質問主意書

第212回国会(臨時会)

答弁書

内閣参質二一二第一四二号
  令和五年十二月二十六日
内閣総理大臣 岸田 文雄


       参議院議長 尾辻 秀久 殿

参議院議員牧山ひろえ君提出ワークルール教育の強化に関する質問に対し、別紙答弁書を送付する。



   参議院議員牧山ひろえ君提出ワークルール教育の強化に関する質問に対する答弁書

一について

 御指摘の「労働法制に関するリテラシー」の具体的に意味するところが必ずしも明らかではないが、政府としては、平成三十年十二月二十八日に閣議決定した「労働政策基本方針」において、「多様な就業形態が増加する中で、労働関係法令や各種ルールについて知ることは、労働関係の紛争や不利益な取扱いの未然の防止に役立つとともに、働き方を選択する上で重要であるため、高校生などの若年者に対して、労働関係法令や社会保障制度に関する教育を推進する」としており、こうした方針の下、厚生労働省においては、青少年の雇用の促進等に関する法律(昭和四十五年法律第九十八号)第二十六条の規定や過労死等防止対策推進法(平成二十六年法律第百号)第九条の規定等に基づき、労働関係法令の教育を推進している。具体的には、例えば、労働関係法令の内容を分かりやすくまとめ、労働基準監督署等が御指摘の「相談窓口」であることなども掲載した教材を作成し、全国の高等学校等に提供しているほか、高等学校等からの要請に応じて、都道府県労働局等の職員や、労働問題に関する有識者、過労死された方の遺族等を講師として派遣しているところである。引き続き、御指摘の「高校生や学生等若者」にとって、より分かりやすい教材の作成や効果的な周知などの取組を推進してまいりたい。

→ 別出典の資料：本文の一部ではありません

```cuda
GLHD u64 p2_sbox(u64 x, u64 rc) {
  u64 t = gl_addw(x, rc);
  u64 t2 = gl_mulw(t, t), t4 = gl_mulw(t2, t2), t3 = gl_mulw(t, t2);
  return gl_mulw(t3, t4);
}
GLHD void p2_m4_plain(u64& a, u64& b, u64& c, u64& d) {
  u64 t0 = a + b, t1 = c + d;
  u64 t2 = (b << 1) + t1, t3 = (d << 1) + t0;
  u64 t4 = (t1 << 2) + t3, t5 = (t0 << 2) + t2;
  a = t3 + t5; b = t5; c = t2 + t4; d = t4;
}
GLHD void p2_external_half(u64 v[12]) {
  p2_m4_plain(v[0], v[1], v[2], v[3]);
  p2_m4_plain(v[4], v[5], v[6], v[7]);
  p2_m4_plain(v[8], v[9], v[10], v[11]);
#pragma unroll
  for (int i = 0; i < 4; i++) {
    u64 sum = v[i] + v[4 + i] + v[8 + i];
    v[i] += sum; v[4 + i] += sum; v[8 + i] += sum;
  }
}
template <bool RC>
GLHD void p2_external_rc(u64 s[12], const u64* rc) {
  u64 lo[12], hi[12];
#pragma unroll
  for (int i = 0; i < 12; i++) { lo[i] = (u32)s[i]; hi[i] = s[i] >> 32; }
  p2_external_half(lo);
  p2_external_half(hi);
#if defined(__HIP_DEVICE_COMPILE__)
#pragma unroll
  for (int i = 0; i < 12; i++) {
    u64 L = lo[i], H = hi[i];
    if (RC) { L += (u64)(u32)rc[i]; H += rc[i] >> 32; }
    H += L >> 32;
    s[i] = gl_reduce96w(gl_mk((u32)L, (u32)H), H >> 32);
  }
#else
#pragma unroll
  for (int i = 0; i < 12; i++) {
    u32 c0, c1, top = (u32)(hi[i] >> 32);
    u32 l0 = (u32)lo[i];
    u32 l1 = __builtin_addc((u32)(lo[i] >> 32), (u32)hi[i], 0u, &c0);
    top += c0;
    if (RC) {
      const u64 k = rc[i];
      l0 = __builtin_addc(l0, (u32)k, 0u, &c0);
      l1 = __builtin_addc(l1, (u32)(k >> 32), c0, &c1);
      top += c1;
    }
    s[i] = gl_reduce96w(gl_mk(l0, l1), top);
  }
#endif
}
GLHD void p2_external(u64 s[12]) { p2_external_rc<false>(s, nullptr); }
GLHD u64 p2_sbox0(u64 t) {
  u64 t2 = gl_mulw_k(t, t), t4 = gl_mulw_k(t2, t2), t3 = gl_mulw_k(t, t2);
  return gl_mulw_k(t3, t4);
}
GLHD u64 p2_diag_mul_addw(int i, u64 a, u64 c) {
  if ((POSEIDON2_DIAG_NARROW >> i) & 1) return gl_mulc_addw<true>(a, c_p2_diag[i], c_p2_diag_shl32[i], c);
  return gl_mulc_addw<false>(a, c_p2_diag[i], c_p2_diag_shl32[i], c);
}
GLD u64 p2_limb_sum(const u64 s[12]) {
#if defined(__HIP_DEVICE_COMPILE__)
  u64 w = s[0], ha, hb;
#pragma unroll
  for (int i = 1; i < 12; i++) w += s[i];
#define P2_MAD1_(r, x, z) asm volatile("v_mad_u64_u32 %0, vcc, %1, 1, %2" : "=v"(r) : "v"((u32)((x) >> 32)), "v"(z) : "vcc")
  asm volatile("v_mad_u64_u32 %0, vcc, %1, 1, 0" : "=v"(ha) : "v"((u32)(s[0] >> 32)) : "vcc");
  asm volatile("v_mad_u64_u32 %0, vcc, %1, 1, 0" : "=v"(hb) : "v"((u32)(s[1] >> 32)) : "vcc");
#pragma unroll
  for (int i = 2; i < 12; i += 2) {
    P2_MAD1_(ha, s[i], ha);
    P2_MAD1_(hb, s[i + 1], hb);
  }
  const u64 h = ha + hb;
  const u32 c = (u32)(w >> 32) - (u32)h;
  u64 t;
  asm volatile("v_mad_u64_u32 %0, vcc, %1, 1, %2" : "=v"(t) : "v"(c), "v"(h) : "vcc");
#undef P2_MAD1_
  return gl_reduce96w(w, t >> 32);
#else
  unsigned __int128 x = 0;
  for (int i = 0; i < 12; i++) x += s[i];
  return gl_reduce96w((u64)x, (u64)(x >> 64));
#endif
}
GLHD void p2_internal(u64 s[12]) {
#if defined(__HIP_DEVICE_COMPILE__)
  const u64 sum = p2_limb_sum(s);
#pragma unroll
  for (int i = 0; i < 12; i++) {
    s[i] = p2_diag_mul_addw(i, s[i], sum);
    __builtin_amdgcn_sched_barrier(0);
  }
#else
  u64 acc = s[0];
  u64 top = 0;
#pragma unroll
  for (int i = 1; i < 12; i++) {
    bool c = __builtin_add_overflow(acc, s[i], &acc);
    top += c ? 1 : 0;
  }
#pragma unroll
  for (int i = 0; i < 12; i++) {
    u64 lo, hi;
    gl_mul_wide(s[i], c_p2_diag[i], lo, hi);
    bool c = __builtin_add_overflow(lo, acc, &lo);
    s[i] = gl_reduce128w(lo, hi + top + (c ? 1 : 0));
  }
#endif
}
GLHD void poseidon2_perm(u64 s[12]) {
  p2_external_rc<true>(s, c_p2_ext);
#pragma unroll 1
  for (int r = 0; r < 4; r++) {
#pragma unroll
    for (int i = 0; i < 12; i++) s[i] = p2_sbox0(s[i]);
    if (r < 3) p2_external_rc<true>(s, c_p2_ext + 12 * (r + 1)); else p2_external(s);
  }
#pragma unroll 11
  for (int r = 0; r < 22; r++) {
    s[0] = p2_sbox0(gl_addw(s[0], c_p2_int[r]));
    p2_internal(s);
  }
#pragma unroll
  for (int i = 0; i < 12; i++) s[i] = gl_addw(s[i], c_p2_ext[48 + i]);
#pragma unroll 1
  for (int r = 4; r < 8; r++) {
#pragma unroll
    for (int i = 0; i < 12; i++) s[i] = p2_sbox0(s[i]);
    if (r < 7) p2_external_rc<true>(s, c_p2_ext + 12 * (r + 1)); else p2_external(s);
  }
#pragma unroll
  for (int i = 0; i < 12; i++) s[i] = gl_canon(s[i]);
}

template <bool RC>
GLHD void poseidon_mds_rc(u64 s[12], const u64* rc) {
  const u32 circ[12] = {17, 15, 41, 16, 2, 28, 13, 13, 39, 18, 34, 20};
  u64 lo[12], hi[12];
#pragma unroll
  for (int i = 0; i < 12; i++) { lo[i] = (u32)s[i]; hi[i] = s[i] >> 32; }
  u64 out[12];
#pragma unroll
  for (int r = 0; r < 12; r++) {
    u64 al = 0, ah = 0;
#pragma unroll
    for (int i = 0; i < 12; i++) {
      al += lo[(i + r) % 12] * circ[i];
      ah += hi[(i + r) % 12] * circ[i];
    }
    if (r == 0) { al += lo[0] * 8; ah += hi[0] * 8; }
    u32 c0, c1, top = (u32)(ah >> 32);
    u32 l0 = (u32)al;
    u32 l1 = __builtin_addc((u32)(al >> 32), (u32)ah, 0u, &c0);
    top += c0;
    if (RC) {
      const u64 k = rc[r];
      l0 = __builtin_addc(l0, (u32)k, 0u, &c0);
      l1 = __builtin_addc(l1, (u32)(k >> 32), c0, &c1);
      top += c1;
    }
    out[r] = gl_reduce96w(gl_mk(l0, l1), top);
  }
#pragma unroll
  for (int i = 0; i < 12; i++) s[i] = out[i];
}
GLHD void poseidon_mds(u64 s[12]) { poseidon_mds_rc<false>(s, nullptr); }
GLHD void poseidon_perm(u64 s[12]) {
#pragma unroll
  for (int i = 0; i < 12; i++) s[i] = gl_addw(s[i], c_p_rc[i]);
#pragma unroll 1
  for (int r = 0; r < 30; r++) {
    if (r < 4 || r >= 26) {
#pragma unroll
      for (int i = 0; i < 12; i++) s[i] = p2_sbox0(s[i]);
    } else {
      s[0] = p2_sbox0(s[0]);
    }
    if (r < 29) poseidon_mds_rc<true>(s, c_p_rc + 12 * (r + 1)); else poseidon_mds(s);
  }
#pragma unroll
  for (int i = 0; i < 12; i++) s[i] = gl_canon(s[i]);
}
template <int VARIANT>
GLHD void perm(u64 s[12]) {
  if (VARIANT == MP2G_POSEIDON2) poseidon2_perm(s); else poseidon_perm(s);
}
template <int VARIANT>
GLD void two_to_one(const u64 l[4], const u64 r[4], u64 out[4]) {
  u64 s[12];
#pragma unroll
  for (int i = 0; i < 4; i++) { s[i] = l[i]; s[4 + i] = r[i]; s[8 + i] = 0; }
  perm<VARIANT>(s);
#pragma unroll
  for (int i = 0; i < 4; i++) out[i] = s[i];
}
```

Before: 1058.

## Skip unused output lanes of final Poseidon2 layer and precompute PoW first layer

Splits the Poseidon2 permutation into the first external layer, a body and a masked final external layer. Sponge absorbs, digests and two-to-one compressions now reduce and canonicalize only the state lanes that are read next (capacity lanes for full absorbs, the first four for digests). The PoW grind precomputes the first external MDS layer of the fixed base state once in shared memory and adds the candidate's linear contribution per lane, so each candidate skips that layer. This adds masking logic and per-position weight tables whose correctness depends on how the sponge states are used afterwards.

Result: no change. 1059 (median of 3 runs) (+0.1%).

```diff
diff --git a/__graft_entry__.py b/__graft_entry__.py
--- a/__graft_entry__.py
+++ b/__graft_entry__.py
@@ -14,6 +14,7 @@
     subprocess.check_call(["make", "-s", "-C", os.path.join(ROOT, "tests", "devfield")], env=env)
     subprocess.check_call(["make", "-s", "-C", os.path.join(ROOT, "tests", "devfield_mulc")], env=env)
     subprocess.check_call(["make", "-s", "-C", os.path.join(ROOT, "tests", "devfield_mulk")], env=env)
+    subprocess.check_call(["make", "-s", "-C", os.path.join(ROOT, "tests", "devp2")], env=env)
     sys.path.insert(0, ROOT)
     mod = importlib.import_module("mapreduce-plonky2_amd")
     assert os.path.exists(mod.LIB_PATH)
diff --git a/mapreduce-plonky2_amd/csrc/fri.hip b/mapreduce-plonky2_amd/csrc/fri.hip
--- a/mapreduce-plonky2_amd/csrc/fri.hip
+++ b/mapreduce-plonky2_amd/csrc/fri.hip
@@ -306,12 +306,22 @@
 #define POW_THREADS 256
 #define POW_STRIDE 16
 #define POW_TICKET 1
+GLD u64 pow_add_word(u32 x, u64 z) {
+#if defined(__HIP_DEVICE_COMPILE__)
+  u64 r;
+  asm("v_mad_u64_u32 %0, vcc, %1, 1, %2" : "=v"(r) : "v"(x), "v"(z) : "vcc");
+  return r;
+#else
+  return x + z;
+#endif
+}
 template <int V>
 __global__ void __launch_bounds__(POW_THREADS) pow_kernel(const ChState* st, u32 bits, unsigned long long* witness) {
   const u32 b = blockIdx.y;
   const ChState& c = st[b];
   unsigned long long* wit = witness + (u64)b * POW_STRIDE;
   __shared__ unsigned long long s_best, s_chunk;
+  __shared__ u64 s_base[12];
   u64 base[12];
 #pragma unroll
   for (int i = 0; i < 12; i++) base[i] = c.state[i];
@@ -319,6 +329,20 @@
 #pragma unroll
   for (int i = 0; i < 8; i++)
     if ((u32)i < pos) base[i] = c.in[i];
+  u32 wt[12];
+  if (V == MP2G_POSEIDON2) {
+    const u32 m4_cols = pos % 4 == 0 ? 0x01010405u : pos % 4 == 1 ? 0x01030607u : pos % 4 == 2 ? 0x04050101u : 0x06070103u;
+#pragma unroll
+    for (int i = 0; i < 12; i++) {
+      wt[i] = pos < 8 ? ((m4_cols >> (8 * (i % 4))) & 0xffu) << ((u32)(i / 4) == pos / 4 ? 1 : 0) : 0u;
+      if ((u32)i == pos) base[i] = 0;
+    }
+    p2_external_rc<true>(base, c_p2_ext);
+    if (threadIdx.x == 0) {
+#pragma unroll
+      for (int i = 0; i < 12; i++) s_base[i] = base[i];
+    }
+  }
   for (;;) {
     if (threadIdx.x == 0) {
       s_chunk = atomicAdd(wit + POW_TICKET, 1ull);
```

 また、文部科学省においては、学校教育法施行規則(昭和二十二年文部省令第十一号)第八十四条の規定に基づき、高等学校学習指導要領(平成三十年文部科学省告示第六十八号)を定めており、同要領においては、全ての生徒が履修する必履修科目公民科公共において、「「雇用と労働問題」については、仕事と生活の調和という観点から労働保護立法についても扱うこと」としているところである。

二について

 御指摘の「ワークルール教育」について、明確な定義はないものと承知しており、前段のお尋ねについて一概にお答えすることは困難であるが、労働関係法令の教育については、民間団体等においても、様々な取組がなされているものと承知している。また、後段のお尋ねについても、一概に評価することは困難であるが、労働関係法令等について知ることは、労働関係の紛争や不利益な取扱いの未然の防止に役立つとともに、働き方を選択する上で重要であると考えている。

三について

 政府としては、一についてで述べたように、現行法の規定等に基づいて、様々な形で、必要な労働関係法令に関する教育の推進に取り組んでいるところであり、引き続き、二についてで述べた考え方の下、これらの取組を推進してまいりたい。